My son is a long-distance runner. He runs about 5 miles a day, 5 days a week, and goes through 4-5 pairs of running shoes a year. He loves to run and understands the importance of finding just the right footwear.

He knows running shoes.

He recently applied for an entry-level sales position at a big name athletics shoe store. The application noted immediate availability. After waiting 48 hours with no response, he took the initiative to reach out to the store manager.

Did he get the job?

No. The manager informed him that he would not be considered due to lack of related retail experience.

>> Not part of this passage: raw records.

+  __builtin_amdgcn_raw_buffer_store_b128(v, r, (int)voff, (int)soff, 0);
+}
+__device__ __forceinline__ void al_stb_half(rt::rsrc_t r, uint32_t voff, uint32_t soff, rt::u32x4 v) {
+  typedef unsigned int u32x2 __attribute__((ext_vector_type(2)));
+  __builtin_amdgcn_raw_buffer_store_b64(u32x2{v[0], v[1]}, r, (int)voff, (int)soff, 0);
+}
 
 struct AlMask {
   uint32_t key, p8;
   float scale;
 };
 __device__ __forceinline__ AlMask al_mask(const DropCfg& dc) { return AlMask{dc.p8 > 0 ? drop_key(dc) : 0u, dc.p8, dc.scale}; }
+template <int MODE>
+__device__ __forceinline__ uint32_t al_row_words(uint32_t e_row, int lane, const AlMask& mk) {
+  if constexpr (MODE == 1) return mask_word32((e_row >> 5) + (uint32_t)lane, mk.key);
+  return 0u;
+}
 template <int MODE, int VEC>
-__device__ __forceinline__ void al_keep(uint32_t e, const AlMask& mk, float (&s)[VEC]) {
-#pragma unroll
-  for (int j = 0; j < VEC; j += 2) {
-    if constexpr (MODE == 0) {
-      s[j] = 1.f, s[j + 1] = 1.f;
-    } else if constexpr (MODE == 1) {
-      const uint32_t w = mask_word32((e + j) >> 5, mk.key) >> ((e + j) & 31u);
-      s[j] = (w & 1u) != 0u ? 2.f : 0.f;
-      s[j + 1] = (w & 2u) != 0u ? 2.f : 0.f;
-    } else {
-      const uint32_t w = mask_word32((e + j) >> 2, mk.key) >> (8 * ((e + j) & 3));
-      s[j] = (w & 255u) >= mk.p8 ? mk.scale : 0.f;
-      s[j + 1] = ((w >> 8) & 255u) >= mk.p8 ? mk.scale : 0.f;
+__device__ __forceinline__ void al_keep(uint32_t e_row, uint32_t col, uint32_t row_words, const AlMask& mk, float (&s)[VEC]) {
+  if constexpr (MODE == 0) {
+#pragma unroll
+    for (int j = 0; j < VEC; ++j) s[j] = 1.f;
+  } else if constexpr (MODE == 1) {
+    const uint32_t bp = (e_row & 31u) + col;
+    const int at = (int)((bp >> 5) << 2);
+    const uint32_t w0 = (uint32_t)__builtin_amdgcn_ds_bpermute(at, (int)row_words);
+    const uint32_t w1 = (uint32_t)__builtin_amdgcn_ds_bpermute(at + 4, (int)row_words);
+    const uint32_t bits = __builtin_amdgcn_alignbit(w1, w0, bp & 31u);
+#pragma unroll
+    for (int j = 0; j < VEC; ++j) s[j] = __uint_as_float((0u - ((bits >> j) & 1u)) & 0x40000000u);
+  } else {
+    const uint32_t wi = (e_row + col) >> 2, shift = 8u * (e_row & 3u);
+    uint32_t hw[VEC / 4 + 1];
+#pragma unroll
+    for (int i = 0; i < VEC / 4; ++i) hw[i] = mask_word32(wi + (uint32_t)i, mk.key);
+    hw[VEC / 4] = shift != 0u ? mask_word32(wi + (uint32_t)(VEC / 4), mk.key) : 0u;
+#pragma unroll
+    for (int i = 0; i < VEC / 4; ++i) {
+      const uint32_t v = __builtin_amdgcn_alignbit(hw[i + 1], hw[i], shift);
+#pragma unroll
+      for (int b = 0; b < 4; ++b) s[4 * i + b] = ((v >> (8 * b)) & 255u) >= mk.p8 ? mk.scale : 0.f;
     }
   }
 }
 template <int G, int P, int VEC>
 __device__ __forceinline__ void al_load_weights(const float* __restrict__ w, int K, int lane, float (&wr)[G][P][VEC]) {
+  const rt::rsrc_t Wb = rt::make_rsrc(w, (size_t)G * K * sizeof(float));
 #pragma unroll
   for (int g = 0; g < G; ++g)
 #pragma unroll
     for (int p = 0; p < P; ++p)
 #pragma unroll
-      for (int j = 0; j < VEC; ++j) {
+      for (int j = 0; j < VEC; j += 4) {
         const int k = (p * 64 + lane) * VEC + j;
-        const float t = w[(size_t)g * K + min(k, K - 1)];
-        wr[g][p][j] = k < K ? t : 0.f;
+        const rt::u32x4 t = al_ldb(Wb, (uint32_t)k * (uint32_t)sizeof(float), (uint32_t)(g * K) * (uint32_t)sizeof(float));
+#pragma unroll
+        for (int i = 0; i < 4; ++i) wr[g][p][j + i] = k + i < K ? __uint_as_float(t[i]) : 0.f;
       }
 }
 
-constexpr int kAlRows = 8;
+constexpr int kAlRows = 3;
+
+__device__ __forceinline__ void al_share(int wave, int nwaves, int M, int& lo, int& hi) {
+  lo = (int)((long long)wave * M / nwaves);
+  hi = (int)((long long)(wave + 1) * M / nwaves);
+}
 
 template <typename T, int G, int MODE>
 __global__ __launch_bounds__(kAlThreads, 2) void attention_logits_fwd_kernel(const T* __restrict__ x, int ldx,
@@ -100,62 +115,66 @@
                                                                           DropCfg dc) {
   using V = AlVec<T>;
   constexpr int VEC = V::VEC, P = V::P, RB = kAlRows;
-  constexpr bool BUTTERFLY = (RB * G) % 16 == 0 && 16 % G == 0;
+  constexpr bool BUTTERFLY = 16 % G == 0;
   const int lane = threadIdx.x & 63;
   const int wave = blockIdx.x * kAlWaves + __builtin_amdgcn_readfirstlane(threadIdx.x >> 6), nwaves = gridDim.x * kAlWaves;
-  float xv[RB][P][VEC];
-  const int m_first = wave * RB;
+  int m_lo, m_hi;
+  al_share(wave, nwaves, M, m_lo, m_hi);
+  if (m_lo >= m_hi) return;
   const rt::rsrc_t Xb = rt::make_rsrc(x, (size_t)M * ldx * sizeof(T));
-  uint32_t voff[P];
-#pragma unroll
-  for (int p = 0; p < P; ++p) voff[p] = (uint32_t)min((p * 64 + lane) * VEC, ldx - VEC) * (uint32_t)sizeof(T);
-  auto load_rows = [&](int m0) {
+  uint32_t col[P];
+#pragma unroll
+  for (int p = 0; p < P; ++p) col[p] = (uint32_t)((p * 64 + lane) * VEC);
+  auto load_rows = [&](rt::u32x4 (&buf)[RB][P], int m0) {
 #pragma unroll
     for (int r = 0; r < RB; ++r) {
-      const uint32_t soff = (uint32_t)min(m0 + r, M - 1) * (uint32_t)ldx * (uint32_t)sizeof(T);
-#pragma unroll
-      for (int p = 0; p < P; ++p) V::ldb(Xb, voff[p], soff, xv[r][p]);
+      const uint32_t soff = (uint32_t)min(m0 + r, m_hi - 1) * (uint32_t)ldx * (uint32_t)sizeof(T);
+#pragma unroll
+      for (int p = 0; p < P; ++p) buf[r][p] = al_ldb(Xb, col[p] * (uint32_t)sizeof(T), soff);
     }
   };
-  if (m_first < M) load_rows(m_first);
+  rt::u32x4 b0[RB][P], b1[RB][P], b2[RB][P];
+  load_rows(b0, m_lo);
+  load_rows(b1, m_lo + RB);
   float wr[G][P][VEC];
   al_load_weights<G, P, VEC>(w, K, lane, wr);
   const float bias_l = bias[(lane & 15) % G];
   const AlMask mk = al_mask(dc);
-  for (int m0 = m_first; m0 < M; m0 += nwaves * RB) {
-    if (m0 != m_first) load_rows(m0);
+  auto work = [&](const rt::u32x4 (&buf)[RB][P], int m0) {
     float acc[RB][G];
-    {
-#pragma unroll
-      for (int r = 0; r < RB; ++r) {
-        const int m = min(m0 + r, M - 1);
-#pragma unroll
-        for (int g = 0; g < G; ++g) acc[r][g] = 0.f;
+#pragma unroll
+    for (int r = 0; r < RB; ++r) {
+#pragma unroll
+      for (int g = 0; g < G; ++g) acc[r][g] = 0.f;
+      if (m0 + r < m_hi) {
+        const uint32_t e_row = (uint32_t)(m0 + r) * (uint32_t)K;
+        const uint32_t words = al_row_words<MODE>(e_row, lane, mk);
 #pragma unroll
         for (int p = 0; p < P; ++p) {
-          const int k = (p * 64 + lane) * VEC;
-          float s[VEC];
-          al_keep<MODE, VEC>((uint32_t)m * (uint32_t)K + (uint32_t)k, mk, s);
+          float xv[VEC], s[VEC];
+          V::unpack(buf[r][p], xv);
+          al_keep<MODE, VEC>(e_row, col[p], words, mk, s);
 #pragma unroll
           for (int j = 0; j < VEC; ++j) {
-            const float xs = xv[r][p][j] * s[j];
+            const float xk = (int)col[p] + j < K ? xv[j] : 0.f;
+            const float xs = MODE == 0 ? xk : xk * s[j];
 #pragma unroll
             for (int g = 0; g < G; ++g) acc[r][g] = fmaf(wr[g][p][j], xs, acc[r][g]);
           }
         }
-        __builtin_amdgcn_sched_barrier(0);
       }
+      __builtin_amdgcn_sched_barrier(0);
     }
     if constexpr (BUTTERFLY) {
       constexpr int RPB = 16 / G;
 #pragma unroll
-      for (int q = 0; q < RB / RPB; ++q) {
+      for (int q = 0; q * RPB < RB; ++q) {
         float val[16];
 #pragma unroll
-        for (int i = 0; i < 16; ++i) val[i] = acc[q * RPB + i / G][i % G];
+        for (int i = 0; i < 16; ++i) val[i] = q * RPB + i / G < RB ? acc[min(q * RPB + i / G, RB - 1)][i % G] : 0.f;
         const float t = rows_sum(row_reduce_scatter16(val, lane));
-        const int m = m0 + q * RPB + (lane & 15) / G;
-        if (lane < 16 && m < M) logits[(size_t)m * G + (lane & 15) % G] = t + bias_l;
+        const int r = q * RPB + (lane & 15) / G;
+        if (lane < 16 && r < RB && m0 + r < m_hi) logits[(size_t)(m0 + r) * G + (lane & 15) % G] = t + bias_l;
       }
     } else {
 #pragma unroll
@@ -163,115 +182,148 @@
 #pragma unroll
         for (int g = 0; g < G; ++g) {
           const float t = wave_sum(acc[r][g]);
-          if (lane == 0 && m0 + r < M) logits[(size_t)(m0 + r) * G + g] = t + bias[g];
+          if (lane == 0 && m0 + r < m_hi) logits[(size_t)(m0 + r) * G + g] = t + bias[g];
         }
     }
-  }
-}
-
-constexpr int kAlBwdRows = 6;
+  };
+  for (int m0 = m_lo;; m0 += 3 * RB) {
+    load_rows(b2, m0 + 2 * RB);
+    work(b0, m0);
+    if (m0 + RB >= m_hi) break;
+    load_rows(b0, m0 + 3 * RB);
+    work(b1, m0 + RB);
+    if (m0 + 2 * RB >= m_hi) break;
+    load_rows(b1, m0 + 4 * RB);
+    work(b2, m0 + 2 * RB);
+    if (m0 + 3 * RB >= m_hi) break;
+  }
+}
 
 template <typename T, int G, int MODE>
-__global__ __launch_bounds__(kAlThreads, 2) void attention_logits_bwd_kernel(const T* __restrict__ x, int ldx,
-                                                                          const float* __restrict__ w,
-                                                                          const float* __restrict__ d_logits,
-                                                                          T* __restrict__ d_x, float* __restrict__ part,
-                                                                          float* __restrict__ partb, int M, int K,
-                                                                          DropCfg dc) {
+__global__ __launch_bounds__(kAlBwdThreads, 2) void attention_logits_bwd_kernel(const T* __restrict__ x, int ldx,
+                                                                             const float* __restrict__ w,
+                                                                             const float* __restrict__ d_logits,
+                                                                             T* __restrict__ d_x, float* __restrict__ part,
+                                                                             float* __restrict__ partb, int M, int K,
+                                                                             DropCfg dc) {
   using V = AlVec<T>;
-  constexpr int VEC = V::VEC, P = V::P, RB = kAlBwdRows, KPAD = 64 * VEC * P;
-  __shared__ float red_s[kAlWaves - 1][G][KPAD];
-  __shared__ float redb_s[kAlWaves][G];
+  constexpr int VEC = V::VEC, P = V::P, RB = kAlRows, NW = kAlBwdWaves;
+  __shared__ __attribute__((aligned(16))) float red_s[2][NW][kAlKpad];
+  __shared__ float redb_s[NW][RB * G];
   const int lane = threadIdx.x & 63, wv = __builtin_amdgcn_readfirstlane(threadIdx.x >> 6);
-  const int wave = blockIdx.x * kAlWaves + wv, nwaves = gridDim.x * kAlWaves;
-  float wr[G][P][VEC], dw[G][P][VEC], db[G];
-  al_load_weights<G, P, VEC>(w, K, lane, wr);
-#pragma unroll
-  for (int g = 0; g < G; ++g) {
-    db[g] = 0.f;
-#pragma unroll
-    for (int p = 0; p < P; ++p)
-#pragma unroll
-      for (int j = 0; j < VEC; ++j) dw[g][p][j] = 0.f;
-  }
-  const AlMask mk = al_mask(dc);
+  const int wave = blockIdx.x * NW + wv, nwaves = gridDim.x * NW;
+  int m_lo, m_hi;
+  al_share(wave, nwaves, M, m_lo, m_hi);
   const rt::rsrc_t Xb = rt::make_rsrc(x, (size_t)M * ldx * sizeof(T));
   const rt::rsrc_t Db = rt::make_rsrc(d_x != nullptr ? d_x : const_cast<T*>(x), (size_t)M * ldx * sizeof(T));
-  uint32_t voff[P];
-#pragma unroll
-  for (int p = 0; p < P; ++p) voff[p] = (uint32_t)min((p * 64 + lane) * VEC, ldx - VEC) * (uint32_t)sizeof(T);
-  for (int m0 = wave * RB; m0 < M; m0 += nwaves * RB) {
-    float xv[RB][P][VEC];
+  const rt::rsrc_t Lb = rt::make_rsrc(d_logits, (size_t)M * G * sizeof(float));
+  uint32_t col[P];
+  bool st_full[P], st_half[P];
+#pragma unroll
+  for (int p = 0; p < P; ++p) {
+    col[p] = (uint32_t)((p * 64 + lane) * VEC);
+    st_full[p] = (int)col[p] + VEC <= ldx;
+    st_half[p] = !st_full[p] && (int)col[p] < ldx;
+  }
+  const uint32_t lcol = (uint32_t)min(lane, RB * G - 1) * (uint32_t)sizeof(float);
+  auto load_rows = [&](rt::u32x4 (&buf)[RB][P], float& dlv, int m0) {
 #pragma unroll
     for (int r = 0; r < RB; ++r) {
-      const uint32_t soff = (uint32_t)min(m0 + r, M - 1) * (uint32_t)ldx * (uint32_t)sizeof(T);
-#pragma unroll
-      for (int p = 0; p < P; ++p) V::ldb(Xb, voff[p], soff, xv[r][p]);
-    }
-    float dl[RB][G];
-#pragma unroll
-    for (int r = 0; r < RB; ++r)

The position remained unfilled.

Help Wanted and Staff Shortages

After the first wave of the pandemic began to subside and the U.S. economy began to reopen, reports of an absent workforce were loud and frequent. “Help Wanted” signs appeared next to adjusted hours of operation “due to staff shortages.” Two industries hit the hardest were retail and hospitality.

As I combine my son’s experience with what I’ve learned during my 30-year career in talent assessment design, I’m rethinking the causes and solutions related to the lingering shortages, especially for entry-level positions.

Top Two Recruiting Mistakes

1. Requiring Industry-Specific Experience

For an entry-level sales position, why is prior experience elevated above other considerations – especially during a season with extreme worker shortages?  What about product knowledge and interpersonal skills?  If given the opportunity, can a runner sell running shoes? Can a computer programmer sell computers?

Job search expert Alison Doyle does a great job highlighting transferable skills for a variety of retail jobs in her article, “Top Skills for Retail Jobs.”

2. Taking Too Long to Respond

There’s a business adage, time kills all deals. The same can be said for recruiting. Job seekers have lots of options, so if you’re not maintaining a clear line of communication and providing timely responses to applicants, your best candidates will likely find other jobs.

For entry-level positions, if it’s taking longer than 48 hours to connect with applicants, you may be missing out on the best talent.

What to Do Instead

Back to the shoe store example – and the ongoing concerns from employers about not being able to fill positions – here are two suggested strategies.

Revisit Your Selection Criteria

Are you using “job requirements” to engage – or dismiss – talent? Consider translating “prior retail experience” to “enthusiastic about engaging customers” and “excitement to learn new skills.” Especially during a labor shortage, look for what an applicant is offering, not what is missing.

What if there are people willing to work, but hiring systems and processes need to be updated or altered to accommodate available candidates? Re-evaluate the basic skills and attributes needed to succeed in the job. Focus on these to build a winning team.

Take a Candidate-Centric Approach

Timely communication benefits everyone. When candidates invest their time in completing the application process, it’s common courtesy to respond to them in a clear and timely way. Maintaining good communication with applicants demonstrates respect and helps enhance your brand image. Plus, stats on your employment pipeline are kept current!

Companies snagging the best talent are putting candidates first, streamlining processes and looking for opportunities to engage new talent.


One of the benefits of a major disruption like the pandemic is having an opportunity to ask critical yet basic questions about processes and procedures. Here’s the key question, “Why do we do it that way?” If there’s no clear answer or if the we’ve always done it that way trap is activated, why not take a courageous step outside of the proverbial box and try something new and different?